## RECORDS PROVIDED
● ● ● ●

@@ -183,15 +206,78 @@
             n = 256;
         return n > 0 ? n : 256;
     }();
-    int grid = n_cu;
+    return n_cu;
+}
+int slices_for_tiles(long long tiles, int K, int max_slices) {
+    long long s = tn256_cus() / (tiles > 0 ? tiles : 1);
+    if (s > max_slices) s = max_slices;
+    const int stages = (K + BK - 1) / BK;
+    while (s > 1 && s * 8 > stages) --s;
+    return s < 1 ? 1 : (int)s;
+}
+template <bool STACK>
+int tn256_launch(Tn256Args& g, int slices, int max_wgs, hipStream_t s) {
+    const long long tiles = (long long)((g.M + TM - 1) / TM) * g.n_tiles;
+    ED_CHECK_ARG(tiles * slices < (1ll << 30), "gemm_tn256: too many tiles");
+    g.tiles = (int)tiles;
+    g.slices = slices;
+    g.k_per = ((g.K + slices - 1) / slices + 63) / 64 * 64;
+    g.items = g.tiles * slices;
+    int grid = tn256_cus();
     if (max_wgs > 0 && max_wgs < grid) grid = max_wgs;
     if (grid > g.items) grid = g.items;
     if (grid > 8) grid = grid / 8 * 8;
     g.per = (g.items + grid - 1) / grid;
     grid = (g.items + g.per - 1) / g.per;
-    ED_CHECK_HIP(hipFuncSetAttribute((const void*)gemm_tn256_kernel,
+    ED_CHECK_HIP(hipFuncSetAttribute((const void*)gemm_tn256_kernel<STACK>,
                                      hipFuncAttributeMaxDynamicSharedMemorySize, LDS_BYTES));
-    hipLaunchKernelGGL(gemm_tn256_kernel, dim3((unsigned)grid), dim3(512), LDS_BYTES, s, g);
+    hipLaunchKernelGGL(gemm_tn256_kernel<STACK>, dim3((unsigned)grid), dim3(512), LDS_BYTES, s, g);
     ED_CHECK_LAUNCH("gemm_tn256");
     return ED_OK;
 }
+}
+
+int ed_gemm_tn256_slices(int M, int N, int K, int max_slices) {
+    return slices_for_tiles((long long)((M + TM - 1) / TM) * ((N + TN - 1) / TN), K, max_slices);
+}
+
+int ed_gemm_tn256_stack_tiles(int M, int N0, int N1) {
+    return ((M + TM - 1) / TM) * ((N0 + TN - 1) / TN + (N1 + TN - 1) / TN);
+}
+int ed_gemm_tn256_stack_slices(int M, int N0, int N1, int K, int max_slices) {
+    return slices_for_tiles(ed_gemm_tn256_stack_tiles(M, N0, N1), K, max_slices);
+}
+int ed_gemm_tn256_cus() { return tn256_cus(); }
+
+int ed_gemm_tn256_partials(const void* A, long long lda, const void* B, long long ldb, float* partials, int M,
+                           int N, int K, int slices, int max_wgs, hipStream_t s) {
+    ED_CHECK_ARG(partials && slices >= 1 && slices <= 64, "gemm_tn256: bad partials / slices");
+    Tn256Args g = {};
+    g.A = (const bf16_t*)A; g.B = (const bf16_t*)B; g.P = partials;
+    g.lda = lda; g.ldb = ldb; g.pstride = (long long)M * N;
+    g.M = M; g.N = N; g.K = K;
+    g.n_tiles = (N + TN - 1) / TN;
+    return tn256_launch<false>(g, slices, max_wgs, s);
+}
+
+int ed_gemm_tn256_stack(const void* A, long long lda, const void* B0, long long ldb0, int N0, const void* B1,
+                        long long ldb1, int N1, int H, int K, float* out0, float* out1, float* bias0, float* bias1,
+                        int accumulate, int slices, hipStream_t s) {
+    const int M = 4 * H;
+    ED_CHECK_ARG(slices >= 1 && slices <= 64 && H > 0 && H % 16 == 0, "gemm_tn256_stack: bad slices / H");
+    ED_CHECK_ARG(ed_gemm_tn256_ok(A, lda, B0, ldb0, M, N0, K) && (!B1 || ed_gemm_tn256_ok(A, lda, B1, ldb1, M, N1, K)),
+                 "gemm_tn256_stack: operands must be 16-byte aligned with sizes and leading dimensions %% 8 == 0");
+    ED_CHECK_ARG(out0 && (uintptr_t)out0 % 16 == 0 && (!B1 || (out1 && (uintptr_t)out1 % 16 == 0)) &&
+                 (!bias0 || slices > 1 || bias1), "gemm_tn256_stack: bad output pointer");
+    Tn256Args g = {};
+    g.A = (const bf16_t*)A; g.lda = lda;
+    g.B = (const bf16_t*)B0; g.ldb = ldb0; g.N = N0; g.P = out0; g.pstride = (long long)M * N0;
+    g.B1 = (const bf16_t*)B1; g.ldb1 = ldb1; g.N1 = B1 ? N1 : 0; g.P1 = out1; g.pstride1 = (long long)M * N1;
+    g.bias0 = bias0; g.bias1 = bias1;
+    g.M = M; g.K = K; g.H = H;
+    g.direct = slices == 1 ? 1 : 0;
+    g.accumulate = accumulate;
+    g.n_tiles0 = (N0 + TN - 1) / TN;
+    g.n_tiles = g.n_tiles0 + (g.N1 + TN - 1) / TN;
+    return tn256_launch<true>(g, slices, 0, s);
+}
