int train_step_impl(const float* x, int pairwise, const float* w1, const float* b1, const float* w2, const float* b2, const float* w3,
                    const float* b3, float clip, const int64_t* labels, float grad_scale, int B, int L1, int L2, int L3, int C, float* h1,
                    float* h2, float* logits, float* sample_loss, float* loss, float* d_x, float* d_w1, float* d_b1, float* d_w2,
                    float* d_b2, float* d_w3, float* d_b3, void* scratch, int64_t scratch_bytes, int phases, const Buckets& bk,
                    nnue_stream_t stream) {
  NNUE_REQUIRE(x && w1 && b1 && w2 && b2 && w3 && b3 && labels && h1 && h2 && logits && sample_loss && loss && scratch,
               NNUE_E_ARG, "nnue_classifier_train_step: null pointer");
  const bool fuse_tail = phases == 123;
  if (fuse_tail) phases = 59;
  NNUE_REQUIRE(phases >= 1 && phases <= 63 && (phases & 3) && (phases & 20) != 20 && (!(phases & 32) || (phases & 19) == 19), NNUE_E_ARG,
               "nnue_classifier_train_step: phases = 1 (activations + d_x) | 2 (weight gradients + loss) [| 4: first-layer weight product beside "
               "d_x] [| 8: layer-1 slabs already at the start of scratch] [| 16 (not with 4): d_w1 comes from nnue_ftm_backward] [| 32 (with 1, 2 "
               "and 16): the small gradients and the mean loss ride in nnue_ftm_backward's launch as well] [| 64 (only as 123 = 59 + 64): the "
               "per-sample tail runs in the d_x launch]");
  const bool ext_dw1 = (phases & 16) != 0;
  const bool ext_small = (phases & 32) != 0;
  const bool ext_slabs = (phases & 8) != 0;
  const int K = bk.K;
  NNUE_REQUIRE(K == 1 || !ext_slabs, NNUE_E_ARG,
               "nnue_classifier_train_step: phases bit 8 (layer-1 slabs formed in the FeatureTransformer forward's epilogue) exists for one layer stack only");
  NNUE_REQUIRE(K == 1 || !ext_dw1 || (pairwise && L1 % 4 == 0), NNUE_E_SHAPE,
               "nnue_classifier_train_step: phases bit 16 with K > 1 needs the pairwise block and L1 %% 4 == 0");
  NNUE_REQUIRE(!ext_slabs || (pairwise && L1 % 64 == 0), NNUE_E_SHAPE,
               "nnue_classifier_train_step: phases bit 8 needs the pairwise block and L1 %% 64 == 0 (got L1=%d)", L1);
  NNUE_REQUIRE(d_w1 && d_b1 && d_w2 && d_b2 && d_w3 && d_b3, NNUE_E_ARG, "nnue_classifier_train_step: null gradient pointer");
  NNUE_REQUIRE(B > 0 && L1 > 0 && L2 > 0 && L3 > 0 && C > 0, NNUE_E_ARG,
               "nnue_classifier_train_step: B=%d L1=%d L2=%d L3=%d C=%d must be positive", B, L1, L2, L3, C);
  NNUE_REQUIRE(!pairwise || L1 % 2 == 0, NNUE_E_SHAPE, "nnue_classifier_train_step: pairwise needs an even L1 (got %d)", L1);
  const int64_t tail_lds = ((int64_t)L2 + 2 * L3 + C + 8) * 4;
  NNUE_REQUIRE(tail_lds <= 64 * 1024, NNUE_E_SHAPE, "nnue_classifier_train_step: L2+2*L3+C too large for the LDS tail");
  const ClsPlan p = make_plan(B, L1, L2, pairwise, K);
  const TrainLayout t = train_layout(p, B, L1, L2, L3, C, K);
  NNUE_REQUIRE(scratch_bytes >= t.total * (int64_t)sizeof(float), NNUE_E_SCRATCH,
               "nnue_classifier_train_step: scratch %lld < %lld bytes", (long long)scratch_bytes, (long long)(t.total * 4));
  NNUE_REQUIRE(nnue_aligned16(x) && nnue_aligned16(w1) && nnue_aligned16(scratch) && nnue_aligned16(d_w1) && nnue_aligned16(h1) &&
                   nnue_aligned16(h2),
               NNUE_E_ARG, "nnue_classifier_train_step: pointers must be 16-byte aligned");
  hipStream_t s = static_cast<hipStream_t>(stream);
  float* base = static_cast<float*>(scratch);
  float *part = base + t.part, *d_z1 = base + t.d_z1, *d_z2 = base + t.d_z2, *d_logits = base + t.d_logits, *slabs = base + t.slabs;
  const bool grouped = K > 1 && ext_dw1;
  float* d_z1_g = grouped ? base + t.d_z1_g : nullptr;
  float* x_g = grouped ? base + t.x_g : nullptr;
  const int tail_grid = grouped ? bk.tiles * 16 : B;
  const bool slab_pass = p.bww_mfma && p.bww_ksplit > 1;
  const int m_tiles = bk.rows ? bk.tiles : (B + 15) / 16;
  const bool early_bww = (phases & 4) && p.bwx_mfma && p.bww_mfma && d_x != nullptr;
  const int tail_slabs = ext_slabs ? L1 / 64 : p.fwd_ksplit;
  const int wgrad_blocks = small_wgrad_tiles(L2, L3, C) * K + 1;
  const long long count = (long long)K * L2 * L1;
  const int slab_blocks = slab_pass && !ext_dw1 ? (int)((count / 4 + 255) / 256) : 0;
  const SmallWgrad sw{d_logits, d_z2, d_z1, h1, h2, B, L2, L3, C, d_w3, d_b3, d_w2, d_b2, d_b1, sample_loss, loss, wgrad_blocks,
                      slabs, slab_pass && !ext_dw1 ? p.bww_ksplit : 0, count, d_w1, bk, p.bww_klen};
  const bool wgrad_rides = (phases & 3) == 3 && ext_dw1 && p.bwx_mfma && d_x != nullptr;
  NNUE_REQUIRE(!ext_small || wgrad_rides, NNUE_E_SHAPE,
               "nnue_classifier_train_step: phases bit 32 needs the d_x launch the small gradients otherwise ride in (MFMA shapes, d_x requested)");
  NNUE_REQUIRE(!fuse_tail || tail_dx_supported(B, L1, L2, L3, C, K, pairwise), NNUE_E_SHAPE,
               "nnue_classifier_train_step: phases 123 (tail inside the d_x launch) needs nnue_classifier_train_fused_tail_supported "
               "(B=%d L1=%d L2=%d L3=%d C=%d K=%d pairwise=%d)", B, L1, L2, L3, C, K, pairwise);
  NNUE_REQUIRE(!fuse_tail || (nnue_aligned16(w2) && nnue_aligned16(w3)), NNUE_E_ARG,
               "nnue_classifier_train_step: phases 123 needs 16-byte aligned w2 and w3");
  const bool tile_tail = tail_dx_supported(B, L1, L2, L3, C, K, pairwise);
  auto launch_tile_tail = [&](bool dx, int slabs_in) {
    const int n_cg = dx ? L1 / 32 / (kTdxThreads / 128) : 1;
    const int tdx_grid = (m_tiles + 7) / 8 * 8 * n_cg;
#ifdef NNUE_ABLATIONS
    static const int abl_skip = [] { const char* e = getenv("NNUE_CLS_ABL_SKIP_TAIL_PRODUCTS"); return e ? atoi(e) : 0; }();
    static const int abl_clocks = [] { const char* e = getenv("NNUE_CLS_ABL_TAIL_CLOCKS"); return e ? atoi(e) : 0; }();
    if (abl_clocks && tdx_grid > g_tdx_clock_blocks) {
      if (g_tdx_clocks) (void)hipFree(g_tdx_clocks);
      g_tdx_clocks = nullptr;
      g_tdx_clock_blocks = hipMalloc(&g_tdx_clocks, (size_t)tdx_grid * kTdxClocks * sizeof(long long)) == hipSuccess ? tdx_grid : 0;
    }
    if (abl_clocks && g_tdx_clocks) (void)hipMemsetAsync(g_tdx_clocks, 0, (size_t)g_tdx_clock_blocks * kTdxClocks * sizeof(long long), s);
    const TdxAbl abl{abl_clocks ? g_tdx_clocks : nullptr};
#define NNUE_TDX_ABL_ARG , abl
#else
    constexpr int abl_skip = 0;
#define NNUE_TDX_ABL_ARG
#endif
#define NNUE_TDX(DX, SKIP)                                                                                                                \
  hipLaunchKernelGGL((tail_dx_train_kernel<128, 32, DX, SKIP>), dim3(tdx_grid), dim3(kTdxThreads), 0, s, part, slabs_in, b1, w2, b2, w3, b3, \
                     clip, labels, grad_scale / (float)B, B, C, h1, h2, logits, sample_loss, d_logits, d_z1, d_z2, x, w1, L1, d_x, m_tiles, \
                     n_cg NNUE_TDX_ABL_ARG)
    if (abl_skip) {
#ifdef NNUE_ABLATIONS
      if (dx) NNUE_TDX(true, true); else NNUE_TDX(false, true);
#endif
    } else if (dx) NNUE_TDX(true, false);
    else NNUE_TDX(false, false);
#undef NNUE_TDX
#undef NNUE_TDX_ABL_ARG
  };
  if (fuse_tail) {
    launch_tile_tail(true, L1 / 64);
    return nnue_launch_status("nnue_classifier_train_step");
  }
  if (phases & 1) {
    if (ext_slabs) {
    } else if (p.fwd_mfma) {
      const long long waves = (long long)m_tiles * ((L2 + 63) / 64) * p.fwd_ksplit;
      hipLaunchKernelGGL(l1_forward_mfma, dim3((unsigned)((waves + 3) / 4)), dim3(256), 0, s, x, pairwise, w1, B, L1, L2, p.fwd_ksplit, part, bk);
    } else {
      const long long waves = (long long)B * L2;
      hipLaunchKernelGGL(l1_forward_simple, dim3((unsigned)((waves + 3) / 4)), dim3(256), 0, s, x, pairwise, w1, B, L1, L2, part, bk);
    }
    const bool vec = L2 % 4 == 0 && L3 % 4 == 0 && nnue_aligned16(w2) && nnue_aligned16(w3);
#define NNUE_TAIL(NT, V)                                                                                                                  \
  hipLaunchKernelGGL((tail_train_kernel<NT, V>), dim3(tail_grid), dim3(NT), (size_t)tail_lds, s, part, tail_slabs, b1, w2, b2, w3, b3, clip, \
                     labels, grad_scale / (float)B, B, L2, L3, C, h1, h2, logits, sample_loss, d_logits, d_z1, d_z2, bk, x, L1, x_g, d_z1_g)
    if (tile_tail) launch_tile_tail(false, tail_slabs);
    else if (C > 256) { if (vec) NNUE_TAIL(512, true); else NNUE_TAIL(512, false); }
    else { if (vec) NNUE_TAIL(128, true); else NNUE_TAIL(128, false); }
#undef NNUE_TAIL
    if (d_x) {
      if (p.bwx_mfma && early_bww) {
        const long long xw = (long long)m_tiles * (L1 / 32), ww = (long long)K * (L2 / 32) * (L1 / 64) * p.bww_ksplit;
        const int w_blocks = (int)((ww + 3) / 4);
        hipLaunchKernelGGL(l1_backward_xw_mfma, dim3((unsigned)(w_blocks + (xw + 3) / 4)), dim3(256), 0, s, x, pairwise, w1, d_z1, B, L1, L2,
                           d_x, w_blocks, p.bww_ksplit, p.bww_klen, slab_pass ? slabs : d_w1, bk);
      } else if (wgrad_rides) {
        const long long waves = (long long)m_tiles * (L1 / 32);
        const int x_blocks = (int)((waves + 3) / 4);
#ifdef NNUE_ABLATIONS
        static const int skip_small = [] { const char* e = getenv("NNUE_CLS_ABL_SKIP_SMALL"); return e ? atoi(e) : 0; }();
#else
        constexpr int skip_small = 0;
#endif
        hipLaunchKernelGGL(l1_backward_x_small_wgrad, dim3((unsigned)(x_blocks + ((skip_small || ext_small) ? 0 : wgrad_blocks))), dim3(256), 0, s, x, pairwise, w1,
                           (const float*)d_z1, B, L1, L2, d_x, x_blocks, sw);
      } else if (p.bwx_mfma) {
        const long long waves = (long long)m_tiles * (L1 / 32);
        hipLaunchKernelGGL(l1_backward_x_mfma, dim3((unsigned)((waves + 3) / 4)), dim3(256), 0, s, x, pairwise, w1, d_z1, B, L1, L2, d_x, bk);
      } else {
        const int cols = pairwise ? L1 / 2 : L1;
        hipLaunchKernelGGL(l1_backward_x_simple, dim3(B, (cols + 255) / 256), dim3(256), 0, s, x, pairwise, w1, d_z1, B, L1, L2, d_x, bk);
      }
    }
  }
  if (wgrad_rides) return nnue_launch_status("nnue_classifier_train_step");
  if (phases & 2) {
    if (early_bww || ext_dw1) {
    } else if (p.bww_mfma) {
      const long long waves = (long long)K * (L2 / 32) * (L1 / 64) * p.bww_ksplit;
      hipLaunchKernelGGL(l1_backward_w_mfma, dim3((unsigned)((waves + 3) / 4)), dim3(256), 0, s, x, pairwise, d_z1, B, L1, L2, p.bww_ksplit,
                         p.bww_klen, slab_pass ? slabs : d_w1, bk);
    } else {
      hipLaunchKernelGGL(l1_backward_w_simple, dim3(K * L2, (L1 + 255) / 256), dim3(256), 0, s, x, pairwise, d_z1, B, L1, L2, d_w1, bk);
    }
    hipLaunchKernelGGL(small_wgrad_kernel, dim3(wgrad_blocks + slab_blocks), dim3(256), 0, s, sw);
  }
  return nnue_launch_status("nnue_classifier_train_step");
}
}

● ● ● ●

## EXERCISE GOAL
Go through the records above and return each line in which the word "hipFuncSetAttribute" occurs.

## SOLUTION TO THE PROBLEM
-    ED_CHECK_HIP(hipFuncSetAttribute((const void*)gemm_tn256_kernel,
+    ED_CHECK_HIP(hipFuncSetAttribute((const void*)gemm_tn256_kernel<STACK>,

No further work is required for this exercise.